Старинный, изогнутый полумесяцем клинок уткнулся между грудей армянки. Старик, криво усмехнувшись, наконец понял, что он будет делать. Острие кинжала легко надрезало кофточку, и упругие груди открыли всем свои крупные тёмные соски в окружении таких же тёмных больших ареол.
– Не любишь лифчики, красавица. Мои джигиты тоже их не любят!
Кинжал скользнул вниз, разрезая ткань и обнажая женскую плоть. Отлетела последняя нижняя пуговица, и старик увидел, как вокруг пупка испуганной до смерти женщины проступили капельки пота. Клинок прошёл чуть ниже и, подрезав пояс юбки, дал возможность увидеть её трусики… Уже можно… Но надо подождать, чуть позже. А сейчас… Костлявая сухая рука слегка ткнула рукояткой кинжала в живот армянки, и та от боли слегка отпрянула. В образовавшееся между телом женщины и мальчиком пространство старик завёл поглубже нож и повернул его влево так, чтобы полумесяц охватил тоненькую шею малыша.
Виолетта, не отрываясь, смотрела в глаза убийцы, не понимая его замысел. А старик знал, что делал: искривлённое острие уже зацепило шею мальчика где-то под правым ухом, в районе сонной артерии, и врезалось в горло. Неожиданно палач сильно толкнул женщину назад. Инстинктивный рывок матери в попытке прижать сына к себе и резкое движение кривого турецкого клинка в противоположном направлении оставили отрезанную и, кажется, ещё кричащую голову мальчика в материнских руках.
Его обезглавленное тело сделало шаг, протянув навстречу палачу руки, и упало, булькая кровью. Нательный православный крестик соскользнул с шеи и остался лежать в растекающейся красно-бурой луже.
Старик чуть отступил, любуясь эффектом свершённого ритуала.
– Учитесь, головорезы, как надо убивать!
Даже Муса, многое повидавший в тренировочном лагере ЦРУ и потом выполнявший по миру спецмиссии посланника демократии, отвернулся, не в силах сдерживать рвотные позывы. Остальные свидетели ритуальной расправы вообще потеряли рассудок. Дальнейшее происходило в какой-то сумасшедшей агонии.
– Она ваша. Оцените красоту!
Звериные взгляды опьянённых кровью азеров вернулись к обнажённым грудям и животу Виолетты – которые они только минуту назад похотливо вожделели, нетерпеливо теребя руками у себя между ног.
Муса, вытерев мокрые от блевоты губы, стоял в стороне, морщась от неприятного запаха во рту.
– Эй, вы ещё успеете снять штаны! Помогите Мусе – наклоните её, а я посмотрю… как это в Америке называется, порно, да? – распорядился старый Ахмет.

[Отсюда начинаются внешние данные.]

# EthanD11/RS-VIO

Hardware: AMD Instinct MI355X
Metric: stereo frames/sec (tracker+BA) on 752×480 EuRoC stream; BA ms/iter at window=10 (higher is better)
Workload: dtype f32 (tracker) / f64 (BA)

## Files before the change

### rs-vio_amd/csrc/ba.hip

```cpp
#include <rccl/rccl.h>

#include <algorithm>
#include <chrono>
#include <cmath>
#include <cstdlib>
#include <cstring>
#include <string>
#include <sys/resource.h>
#include <numeric>
#include <stdexcept>
#include <vector>

#include "common.hpp"

#include "ba_envelope.hpp"
#include "obs_pass.hpp"
#include "se3.hpp"
#include "wave.hpp"

#pragma clang fp contract(fast)

namespace rsvio {

namespace {

RSVIO_DBG_DECL
RSVIO_RT_DECL

constexpr int kMaxFree = 20;
static_assert(kMaxFree == rsvio_env::kMaxFree, "ba_envelope.hpp sizes env[] for the same camera system");
constexpr int kMaxN = 6 * kMaxFree;
enum { RV = 0, RGP = 6, RWR = 9, RUR = 18, RGR = 24, kRawF = 28 };
enum { LV = 0, LG = 6, kLmF = 12 };
// ... 114 lines not shown
    const int* dmap;
};

struct Work {
    double* pose[2];
    double* pw[2];
    const double* pose_init;
    const double* pw_init;
    double* raws[2];
    double* rawl[2];
    int* singular;
    const int* p2p_err;
    double* partA;
    double* partD;
    double* cpart;
    double* sys;
    double* dc;
    double* trial4;
    const LmState* st_prev;
    LmState* st;
    unsigned long long* tick;
};

__device__ __forceinline__ size_t sys_len(const Geometry& G) { return (size_t)G.n_pb * 36 + 12 * G.n_free + 2; }

constexpr int kP2PMax = 8;
constexpr int kP2PMsg = 8192;

struct P2P {
    double* peer[kP2PMax];
    int nranks, rank;
    int* xnw;
    int ll;
};

constexpr int kP2PWaves = 16384;
constexpr size_t kP2PTval = (size_t)2 * kP2PMax * kP2PMsg + 2 * kP2PMax;
constexpr size_t kP2PTflag = kP2PTval + (size_t)2 * kP2PMax * kP2PWaves * 4;
constexpr int kP2PLLMax = 16;
constexpr size_t kP2PLL = kP2PTflag + (size_t)2 * kP2PMax * kP2PWaves;
constexpr size_t kP2PLLSys = kP2PLL + (size_t)2 * kP2PMax * 2 * kP2PLLMax;
constexpr size_t kP2PBytes = sizeof(double) * (kP2PLLSys + (size_t)2 * kP2PMax * 2 * kP2PMsg);

__device__ __forceinline__ unsigned long long* p2p_flags(double* xbuf) {
    return reinterpret_cast<unsigned long long*>(xbuf + (size_t)2 * kP2PMax * kP2PMsg);
}
// ... 183 lines not shown
#pragma unroll
            for (int c = a; c < 3; ++c) L.V[k++] += wt * (J[0][a] * J[0][c] + J[1][a] * J[1][c]);
            L.gp[a] += J[0][a] * wr0 + J[1][a] * wr1;
        }
        if (fr) {
            int u = 0;
#pragma unroll
            for (int a = 0; a < 3; ++a) {
#pragma unroll
                for (int c = 0; c < 3; ++c) L.Wr[a * 3 + c] += wt * (J[0][6 + a] * J[0][c] + J[1][6 + a] * J[1][c]);
#pragma unroll
                for (int c = a; c < 3; ++c) L.Ur[u++] += wt * (J[0][6 + a] * J[0][6 + c] + J[1][6 + a] * J[1][6 + c]);
                L.gr[a] += J[0][6 + a] * wr0 + J[1][6 + a] * wr1;
            }
        }
    }
}

__device__ __forceinline__ void wave_sync() {
    __builtin_amdgcn_fence(__ATOMIC_SEQ_CST, "wavefront");
    __builtin_amdgcn_wave_barrier();
}

template <bool WAVE = false>
__device__ void store_linearization(const Work& Wk, int buf, int s, int lane, bool act, bool fr, int first, int nk,
                                    int l, const SlotLin& L, double (*sh)[64]) {
    if (act && fr) {
        double rec[kRawF];
#pragma unroll
        for (int i = 0; i < 6; ++i) rec[RV + i] = L.V[i];
#pragma unroll
        for (int i = 0; i < 3; ++i) rec[RGP + i] = L.gp[i];
#pragma unroll
        for (int i = 0; i < 9; ++i) rec[RWR + i] = L.Wr[i];
#pragma unroll
        for (int i = 0; i < 6; ++i) rec[RUR + i] = L.Ur[i];
#pragma unroll
        for (int i = 0; i < 3; ++i) rec[RGR + i] = L.gr[i];
        rec[27] = 0.0;
        double2* dst = reinterpret_cast<double2*>(Wk.raws[buf] + (size_t)s * kRawF);
#pragma unroll
        for (int i = 0; i < kRawF / 2; ++i) dst[i] = make_double2(rec[2 * i], rec[2 * i + 1]);
    }
#pragma unroll
    for (int i = 0; i < 6; ++i) sh[i][lane] = L.V[i];
#pragma unroll
    for (int i = 0; i < 3; ++i) sh[6 + i][lane] = L.gp[i];
    if constexpr (WAVE) wave_sync(); else __syncthreads();
// ... 178 lines not shown
        scan(R, true, base);
    }
    for (int i = total + tid; i < G.pair_stride; i += 256) out[i] = make_int4(-1, 0, 0, 0);
}

__global__ __launch_bounds__(256) void ba_stage_in(const uint4* src, uint4* __restrict__ dst, int n_words) {
    const int t = (int)(blockIdx.x * 256 + threadIdx.x), st = (int)(gridDim.x * 256);
    const int i0 = t, i1 = t + st;
    uint4 a, b;
    host_load2x16(src + min(i0, n_words - 1), src + min(i1, n_words - 1), a, b);
    if (i0 < n_words) dst[i0] = a;
    if (i1 < n_words) dst[i1] = b;
}

__global__ __launch_bounds__(256) void ba_build_layout(Geometry G, Prob Pr, SlotSrc S, int nb_slots, int4* hdr,
                                                       double2* huv, int4* pairs) {
    const int b = blockIdx.x;
    if (b < nb_slots)
        build_slots_body(G, Pr, S, hdr, huv, b);
    else
        build_pairs_body(G, Pr, S, pairs, b - nb_slots);
}

__device__ void linearize_body(const Geometry& G, const Prob& Pr, const Work& Wk, int w, int with_reset,
                               double lambda0) {
    __shared__ double sh[10][64];
    const int lane = threadIdx.x;
    const int s = 64 * w + lane;
    if (with_reset) {
        const int nt = G.n_wave * 64;
        for (int i = s; i < 7 * G.n_kf; i += nt) {
            Wk.pose[0][i] = Wk.pose_init[i];
            Wk.pose[1][i] = Wk.pose_init[i];
        }
        for (int i = s; i < 3 * G.n_lm; i += nt) {
            Wk.pw[0][i] = Wk.pw_init[i];
            Wk.pw[1][i] = Wk.pw_init[i];
        }
        if (s == 0) {
            Wk.tick[1] = wall_clock64();
            *Wk.singular = 0;
            LmState st{};
            st.lambda = lambda0;
            st.nu = 2.0;
            *Wk.st = st;
        }
    }
// ... 10 lines not shown
        const Pose P = pose_from7(pose0 + 7 * kf);
        const double* pwp = pw0 + 3 * l;
        const double p[3] = {pwp[0], pwp[1], pwp[2]};
        slot_linearize(G, P, p, h1.y, h1.z, uvq, fr, L);
    } else {
        const Pose P{};
        const double p[3] = {0.0, 0.0, 1.0};
        slot_linearize(G, P, p, 0, 0, uvq, false, L);
    }
    STAMP(12);
    store_linearization(Wk, 0, s, lane, act, fr, first, nk, l, L, sh);
    const double c = wave_sum_det(L.cost);
    if (lane == 0) {
        Wk.partA[w * kPartA] = c;
        Wk.partA[w * kPartA + 1] = 0.0;
    }
    STAMP(14);
}

__global__ __launch_bounds__(64) void ba_linearize(Geometry G, Prob Pr, Work Wk, double lambda0) {
    linearize_body(G, Pr, Wk, blockIdx.x, 1, lambda0);
}

__device__ void trial_scalars_wave(const Geometry& G, const Prob& Pr, const Work& Wk, const LmState& s,
                                   int include_poses, double out[4]) {
    const int lane = threadIdx.x & 63;
    constexpr int kU = 8;
    double4 pv[kU];
    const int wl = max(G.n_wave - 1, 0), el = 7 * G.n_kf - 1;
#pragma unroll
    for (int k = 0; k < kU; ++k)
        pv[k] = *reinterpret_cast<const double4*>(Wk.partD + (size_t)min(lane + 64 * k, wl) * kPartD);
    double p0[3], p1[3];
    int fi[3];
#pragma unroll
    for (int k = 0; k < 3; ++k) {
        const int e = min(lane + 64 * k, el);
        fi[k] = Pr.free_idx[e / 7];
        p0[k] = Wk.pose[0][e];
        p1[k] = Wk.pose[1][e];
    }
#pragma unroll
    for (int k = 0; k < kU; ++k)
        if (lane + 64 * k >= G.n_wave) pv[k] = make_double4(0.0, 0.0, 0.0, 0.0);
    bool fr[3];
#pragma unroll
    for (int k = 0; k < 3; ++k) fr[k] = include_poses && lane + 64 * k <= el && fi[k] >= 0;
// ... 121 lines not shown
                s.nu = 2.0;
                s.cost = s.new_cost;
            } else {
                s.lambda *= s.nu;
                s.nu *= 2.0;
                if (s.lambda > 1e32) {
                    s.status = RSVIO_LM_TRUST_REGION;
                    s.done = 1;
                }
            }
        }
    }
    if (!s.done && s.iter >= max_iter) {
        s.status = RSVIO_LM_MAX_ITERATIONS;
        s.done = 1;
    }
}

struct LmArgs {
    int max_iter;
    double cost_tol, param_tol;
};

__device__ LmState lm_decide(const Geometry& G, const Prob& Pr, const Work& Wk, const LmState* src, int pre_reduced,
                             const LmArgs& la, const P2P* PP = nullptr, const unsigned long long* xgen = nullptr,
                             int* err = nullptr) {
    LmState s = *src;
    double tv[4];
    if (pre_reduced == 4) {
        const int lane = threadIdx.x & 63, r = lane >> 2, i = lane & 3, nr = PP->nranks;
        const unsigned long long gen = *xgen;
        const unsigned g32 = (unsigned)gen;
        const unsigned long long* wv = p2p_ll(PP->peer[PP->rank], (int)(gen & 1), min(r, nr - 1)) + 2 * i;
        unsigned long long a = __hip_atomic_load(wv, __ATOMIC_RELAXED, __HIP_MEMORY_SCOPE_SYSTEM);
        unsigned long long b = __hip_atomic_load(wv + 1, __ATOMIC_RELAXED, __HIP_MEMORY_SCOPE_SYSTEM);
        for (int k = 0; k < 4; ++k) tv[k] = 0.0;
        if (s.pending && !s.done && s.solve_ok) {
            long long spins = 0;
            bool late = false;
            while (r < nr && !((unsigned)(a >> 32) == g32 && (unsigned)(b >> 32) == g32)) {
                if (++spins > (1ll << 25)) {
                    late = true;
                    break;
                }
                __builtin_amdgcn_s_sleep(1);
                a = __hip_atomic_load(wv, __ATOMIC_RELAXED, __HIP_MEMORY_SCOPE_SYSTEM);
                b = __hip_atomic_load(wv + 1, __ATOMIC_RELAXED, __HIP_MEMORY_SCOPE_SYSTEM);
            }
            if (late) atomicExch(err, 1);
            const double got = late ? 0.0 : __longlong_as_double((long long)((a & 0xffffffffull) | (b << 32)));
            for (int k = 0; k < 4; ++k) {
                double v = 0.0;
                for (int q = 0; q < nr; ++q) v += rl64(got, 4 * q + k);
                tv[k] = v;
            }
        }
    } else if (pre_reduced == 2) {
        const unsigned long long gen = *xgen;
        for (int k = 0; k < 4; ++k) tv[k] = 0.0;
        if (s.pending && !s.done && s.solve_ok) trial_scalars_p2p(G, Pr, Wk, s, *PP, gen, err, tv);
    } else if (pre_reduced) {
        for (int k = 0; k < 4; ++k) tv[k] = Wk.trial4[k];
    } else {
        trial_scalars_wave(G, Pr, Wk, s, 1, tv);
    }
    const double cost0 = Wk.sys[(size_t)G.n_pb * 36 + 12 * G.n_free];
    __asm__ volatile("" ::"v"(tv[0]), "v"(tv[1]), "v"(tv[2]), "v"(tv[3]), "v"(cost0));
    STAMP(29);
    if (s.pending && !s.done) {
        const double cost = s.iter == 0 ? cost0 : s.cost;
        lm_update(s, cost, tv, la.max_iter, la.cost_tol, la.param_tol);
        s.pending = 0;
    }
    return s;
}
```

Насильники разложили Виолетту на холодной земле и развели ей ноги. Насиловали по очереди. Пока кто-то вбивался в неё, жёстко вминая груди и кусая в кровь соски, остальные держали женщину за ноги, не давая ей свести их вместе. Сделав своё грязное дело, они отходили, вытирая мокрые и липкие руки о штаны и снова ожидая своей очереди.
Старик всё это время стоял, преклонив колено, у головы Виолетты и смотрел ей в глаза, ожидая увидеть там…
Наверное, смерть…
«Та-та-та-та-та!!!»
«Та-та-та-та-та!!!»
– Вии-ааа-лэээ-тт-ааа!!!
«Та-та-та-та», – изрыгал «узи» заскучавшую в нём и предвкушавшую кровавую расправу смерть. Вот оно её, смерти, звёздное мгновение! Смотрите все, как красиво падают тела крепких мужчин. Пощады хотите? Никому и никогда!

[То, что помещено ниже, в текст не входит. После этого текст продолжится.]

template <int NOBS, bool P2, bool CHECK, bool AN = false, bool U0 = false, bool FOLD = false, typename RB = const FG_AS4 char *>
__device__ __forceinline__ bool fg_sep_trajectory(RB rb, double &q_io, double &p_io, double emi, double hk, int L, double h, double two_h,
                                                  double rcp_2h, double *terms, int tw, int nobs_rt, double c_hi = 0.0, double c_lo = 0.0) {
#define FG_SEP_HAS(k) (NOBS >= 0 ? NOBS >= (k) : nobs_rt >= (k))
    FG_SEP_LOAD(0) FG_SEP_LOAD(1) FG_SEP_LOAD(2) FG_SEP_LOAD(3)
    double q = q_io, p = p_io;
    bool bad = false;
    constexpr bool FOLDED = FOLD && P2 && !CHECK && !AN;
    double nhs2_0 = 0.0, nhs2_1 = 0.0, nhs2_2 = 0.0, nhs2_3 = 0.0;
#define FG_SEP_NHS2(k) if (FOLDED && (k > 0 || !U0) && FG_SEP_HAS(k)) { nhs2_##k = fg_dbl(b##k[2], b##k[3]); asm volatile("" : "+v"(nhs2_##k)); }
    FG_SEP_NHS2(0) FG_SEP_NHS2(1) FG_SEP_NHS2(2) FG_SEP_NHS2(3)
#undef FG_SEP_NHS2
    if (FOLD && !CHECK && !AN && FgSepScalarRb<RB>::value) asm volatile("" : "+s"(h), "+s"(c_hi), "+s"(c_lo));
    uint32_t nrange = 0u;
    for (int gs = 0; gs <= L; ++gs) {
        double g;
        if (AN) {
#define FG_SEP_ANTERM(k) { const double dl = q - fg_dbl(a##k[2], a##k[3]);                                                   \
        const double w = (P2 || (a##k[0] & FG_G_POW2)) ? (dl * fg_dbl(a##k[4], a##k[5])) * fg_dbl(a##k[4], a##k[5])         \
                                                       : (dl / fg_dbl(b##k[0], b##k[1])) / fg_dbl(b##k[0], b##k[1]); g = g - w; }
            g = 0.0;
            FG_SEP_ANTERM(0)
            if (FG_SEP_HAS(1)) FG_SEP_ANTERM(1)
            if (FG_SEP_HAS(2)) FG_SEP_ANTERM(2)
            if (FG_SEP_HAS(3)) FG_SEP_ANTERM(3)
#undef FG_SEP_ANTERM
        } else {
        const double qp = q + h, qm = q - h;
        double tp, tm;
        if (FOLDED) {
// ... 18 lines not shown
            }
        } else {
        if (U0) { tp = FG_SEP_LP_U(qp); tm = FG_SEP_LP_U(qm); }
        else { FG_SEP_DUAL(0, tp_, tm_) tp = tp_; tm = tm_; }
        if (FG_SEP_HAS(1)) {
            FG_SEP_DUAL(1, lp1, lm1)
            double sp = lp1, sm = lm1;
            if (FG_SEP_HAS(2)) { FG_SEP_DUAL(2, lp2, lm2) sp += lp2; sm += lm2; }
            if (FG_SEP_HAS(3)) { FG_SEP_DUAL(3, lp3, lm3) sp += lp3; sm += lm3; }
            tp = tp + sp; tm = tm + sm;
        }
        }
        const double n = tp - tm;
        if (!CHECK && FOLD) g = __builtin_fma(n, c_hi, n * c_lo);
        else g = fg_div_const(n, two_h, rcp_2h);
        if (!CHECK && FOLD) {
            uint32_t hi = (uint32_t)__double2hiint(n);
            asm("" : "+v"(hi));
            const uint32_t nr = (hi << 1) - 0x19000000u;
            nrange = nrange > nr ? nrange : nr;
        } else {
        const double an = __builtin_fabs(n);
        if (__builtin_expect(__any(!(an >= 0x1p-823 && an <= 0x1p953)), 0)) g = n / two_h;
        }
        }
        if (CHECK) bad = bad || !fg_finite(g);
        const double kick = hk * g;
        p = p + kick;
        if (gs > 0 && gs < L) { asm volatile(""); p = p + kick; }
        if (gs < L) { asm volatile(""); q = q + emi * p; }
    }
    if (!CHECK && FOLD && nrange >= 0xde000000u) p = __builtin_nan("");
    if (U0) { double lp = FG_SEP_LP_U(q); FG_SEP_NAN_NEG_INF(q, lp) terms[a0[1] * tw] = lp; }
    else FG_SEP_TERM(0)
    if (FG_SEP_HAS(1)) FG_SEP_TERM(1)
    if (FG_SEP_HAS(2)) FG_SEP_TERM(2)
    if (FG_SEP_HAS(3)) FG_SEP_TERM(3)
    q_io = q; p_io = p;
    return bad;
#undef FG_SEP_HAS
}

template <bool AN, typename RB>
__device__ __noinline__ FgD3 fg_sep_trajectory_checked(RB rb, double q, double p, double emi, double hk, int L, double h,
                                                       double two_h, double rcp_2h, double *terms, int tw, int nobs) {
    const bool bad = fg_sep_trajectory<-1, false, true, AN, false, false, RB>(rb, q, p, emi, hk, L, h, two_h, rcp_2h, terms, tw, nobs);
    FgD3 r; r.a = q; r.b = p; r.c = bad ? 1.0 : 0.0;
// ... 95 lines not shown
            double pj = p[j] + hk * g;
            if (gs > 0 && gs < L) pj = pj + hk * g;
            p[j] = pj;
            if (gs < L) q[j] = q[j] + (MASS ? e * mii[j] : e) * pj;
        }
    }
#pragma unroll
    for (int j = 0; j < NC; ++j) {
        if (live) H.p0_scratch[(long long)ci[j] * X.C + c] = q[j];
        kin0[(long long)ci[j] * tw] = k0v[j];
        kin1[(long long)ci[j] * tw] = MASS ? p[j] * p[j] * mii[j] : p[j] * p[j];
    }
    return bad;
}

template <bool MASS, int MODE, int HALF = 0 , int NC = 0, int NOBS_R = 0, bool U0_R = false, bool FOLD = false>
__global__ __launch_bounds__(FG_WAVE * FG_SEP_WMAX, 4) void k_hmc_sep_steps(FgProgramDev P, FgChainCtx X, FgHmcDev H, FgSegSep seg, int iter0, int n_steps,
                                                                             int n_warmup, int welford_on, double *draws, int first_sample_t,
                                                                             double *pos_all , double *info ) {
    extern __shared__ double lds[];
    constexpr int tw = FG_WAVE >> HALF;
    constexpr bool DFAST = MODE == 3, DENSE = MODE == 1 || DFAST, AN = MODE == 2;
    static_assert(!HALF || MODE == 0, "half tiles: sparse finite difference only");
    constexpr bool RES = NC > 0;
    constexpr int NCX = RES ? NC : 1;
    static_assert(!RES || (MODE == 0 && HALF == 0 && NC <= 4 && NOBS_R >= 0 && NOBS_R <= 3), "resident form: sparse 64-chain tiles");
    static_assert(!FOLD || MODE == 0, "the folded trajectory loop: sparse finite difference only");
    const int lane = threadIdx.x & (tw - 1);
    const int half = HALF == 1 ? (int)((threadIdx.x >> 5) & 1u) : (HALF == 2 ? (int)((threadIdx.x >> 4) & 3u) : 0);
    const int wv = __builtin_amdgcn_readfirstlane((int)(threadIdx.x >> 6));
    const long long chain = (long long)blockIdx.x * tw + lane;
    const bool live = chain < X.C;
    const bool live0 = live && half == 0;
    const long long c = live ? chain : X.C - 1;
    const int d = P.d, L = H.L, n_s = P.n_sstream, n_pri = P.n_prior_terms;
    const int srows = P.n_sep_free > 0 ? P.n_slots : 0;
    double *slots = lds + lane;
    double *terms = lds + (long long)(srows + (DENSE ? 0 : 2 * d)) * tw + lane;
    double *xch = terms + (long long)n_s * tw;
    double *qrow = xch + 3 * tw, *prow = qrow + (long long)d * tw;
    double *kin0 = DENSE ? qrow : lds + (long long)srows * tw + lane;
    double *kin1 = DENSE ? prow : kin0 + (long long)d * tw;
// ... 71 lines not shown
#pragma unroll
            for (int j = 0; j < NCX; ++j) {
                if (j >= nown) break;
                const int i = k0 + j;
                if (prio_turns) { if ((j ^ (wv >> 2)) & 1) __builtin_amdgcn_s_setprio(1); else __builtin_amdgcn_s_setprio(0); }
                double z;
                if (!(j & 1)) { const FgD2 zz = have_pre ? zn[j >> 1] : fg_cold_normal_pair(sk0, sk1, gchain, (uint32_t)(i >> 1), (uint32_t)iter, FG_RNG_HMC); z = zz.a; zb = zz.b; }
                else z = zb;
                double p = MASS ? z * msr[j] : z;
                const double mii = mir[j];
                kin0R[i * tw] = MASS ? p * p * mii : p * p;
                double q = qc[j];
                const double emi = MASS ? e * mii : e;
                const double q0 = q, p0 = p;
                const FG_AS4 char *rb = (const FG_AS4 char *)(uintptr_t)(P.sep + roff[j]);
                fg_sep_trajectory<NOBS_R, true, false, false, U0_R, FOLD>(rb, q, p, emi, hk, L, h, two_h, rcp_2h, termsR, tw, NOBS_R, c_hi, c_lo);
                if (__builtin_expect(__any(!fg_finite(p)), 0)) {
                    q = q0; p = p0;
                    FG_SEP_2H(th, rc)
                    bad = fg_sep_trajectory<NOBS_R, true, true, false, U0_R>(rb, q, p, emi, hk, L, h, th, rc, termsR, tw, NOBS_R) || bad;
                }
                qpr[j] = q;
                kin1R[i * tw] = MASS ? p * p * mii : p * p;
            }
        } else if (DFAST) {
            const int own[4] = { seg.own[wv][0], seg.own[wv][1], seg.own[wv][2], seg.own[wv][3] };
#define FG_DENSE_CALL(NC_, OBS_) fg_dense_trajectory<NC_, OBS_, MASS>(P, X, H, own, terms, qrow, kin0, kin1, tw, n_pri, n_s, L, e, h, two_h, rcp_2h, sk0, sk1, gchain, (uint32_t)iter, c, live)
            const int nown = seg.n_own[wv];
            if (n_s > n_pri) { if (nown == 4) bad = FG_DENSE_CALL(4, true); else if (nown == 3) bad = FG_DENSE_CALL(3, true); else if (nown == 2) bad = FG_DENSE_CALL(2, true); else bad = FG_DENSE_CALL(1, true); }
            else { if (nown == 4) bad = FG_DENSE_CALL(4, false); else if (nown == 3) bad = FG_DENSE_CALL(3, false); else if (nown == 2) bad = FG_DENSE_CALL(2, false); else bad = FG_DENSE_CALL(1, false); }
#undef FG_DENSE_CALL
// ... 101 lines not shown
                }
            }
            else if (!(i & 1)) { const FgD2 zz = (HALF != 0 && i == k0 && have_pre) ? zpre : fg_cold_normal_pair(sk0, sk1, gchain, (uint32_t)(i >> 1), (uint32_t)iter, FG_RNG_HMC); z = zz.a; zb = zz.b; }
            else z = zb;
            double p = MASS ? z * ms[(long long)ci * X.C] : z;
            const double mii = MASS ? mi[(long long)ci * X.C] : 1.0;
            if (on) kin0[ci * tw] = MASS ? p * p * mii : p * p;
            const long long gq = (long long)P.f64_site[ci] * X.C + c;
            double q = fg_as_double(X.values[gq]);
            const double emi = MASS ? e * mii : e;
            const FgSepCoord cd = P.sep_coord[i];
            const int nobs = (cd.n & 7) - 1;
            const double q0 = q, p0 = p;
            if (HALF) {
                const char *rb = (const char *)(P.sep + P.sep_coord[ci].off);
#define FG_SEP_CALLH(NO, UU) fg_sep_trajectory<NO, true, false, false, UU, FOLD, const char *>(rb, q, p, emi, hk, L, h, two_h, rcp_2h, terms, tw, NO, c_hi, c_lo)
                if ((cd.n & 512) && nobs == 1) FG_SEP_CALLH(1, true);
                else if (nobs == 1) FG_SEP_CALLH(1, false); else if (nobs == 0) FG_SEP_CALLH(0, false); else if (nobs == 2) FG_SEP_CALLH(2, false); else FG_SEP_CALLH(3, false);
#undef FG_SEP_CALLH
                if (__builtin_expect(__any(!fg_finite(p)), 0)) {
                    FG_SEP_2H(th, rc)
                    const FgD3 r = fg_sep_trajectory_checked<AN, const char *>(rb, q0, p0, emi, hk, L, h, th, rc, terms, tw, nobs);
                    q = r.a; p = r.b; bad = bad || (on && r.c != 0.0);
                }
            } else {
            const FG_AS4 char *rb = (const FG_AS4 char *)(uintptr_t)(P.sep + cd.off);
#define FG_SEP_CALL(NO, PP) fg_sep_trajectory<NO, PP, false, AN, false, FOLD>(rb, q, p, emi, hk, L, h, two_h, rcp_2h, terms, tw, NO, c_hi, c_lo)
            if (!AN && (cd.n & 512) && nobs == 1) fg_sep_trajectory<1, true, false, false, true, FOLD>(rb, q, p, emi, hk, L, h, two_h, rcp_2h, terms, tw, 1, c_hi, c_lo);
            else if (cd.n & 256) { if (nobs == 1) FG_SEP_CALL(1, true); else if (nobs == 0) FG_SEP_CALL(0, true); else if (nobs == 2) FG_SEP_CALL(2, true); else FG_SEP_CALL(3, true); }
            else { if (nobs == 1) FG_SEP_CALL(1, false); else if (nobs == 0) FG_SEP_CALL(0, false); else if (nobs == 2) FG_SEP_CALL(2, false); else FG_SEP_CALL(3, false); }
#undef FG_SEP_CALL
            if (__builtin_expect(__any(!fg_finite(p)), 0)) {
                FG_SEP_2H(th, rc)
                const FgD3 r = fg_sep_trajectory_checked<AN, const FG_AS4 char *>(rb, q0, p0, emi, hk, L, h, th, rc, terms, tw, nobs);
                q = r.a; p = r.b; bad = bad || r.c != 0.0;
            }
            }
            if (live && on) H.p0_scratch[(long long)ci * X.C + c] = q;
            if (on) kin1[ci * tw] = MASS ? p * p * mii : p * p;
        }
        if (bad) atomicOr((unsigned long long *)(xch + 2 * tw), 1ull);
        if (prio_turns) { if (wv == 0) __builtin_amdgcn_s_setprio(2); else __builtin_amdgcn_s_setprio(0); }
        FG_PROF_T(0)
// ... 115 lines not shown
    if (blockIdx.x == 0 && lane == 0) for (int q = 0; q < 8; ++q) fg_hmc_prof[wv][q] = prof_[q];
#endif
    if (RES && live) {
#pragma unroll
        for (int j = 0; j < NCX; ++j)
            if (j < nown) X.values[(long long)P.f64_site[k0 + j] * X.C + c] = fg_as_i64(qc[j]);
    }
    if (wv == 0 && live0) {
        H.lj[c] = lj; H.eps[c] = eps; H.frozen[c] = frozen;
        H.da_mu[c] = da_mu; H.da_leb[c] = da_leb; H.da_hbar[c] = da_hbar; H.da_m[c] = da_m;
        H.alpha_sum[c] += asum; H.n_div[c] += ndiv;
    }
}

«Та-та-та-та – это тебе, старик, ты ведь ждал меня? Ощути, как моя пуля прошивает твоё дряхлое тело и рвёт твоё жестокое звериное сердце! Ты ведь, заглядывая в глаза своим жертвам, всегда хотел знать, что они, пронзённые твоим холодным клинком, чувствуют. Ну, и как тебе с пулей в груди? На, вот тебе ещё очередь – она прошьёт твою седую голову и разбрызгает по земле твои фанатичные мозги! Ты же мечтал о такой смерти, не так ли?» – звонко отстукивал свой давно заготовленный и хорошо отрепетированный монолог автомат.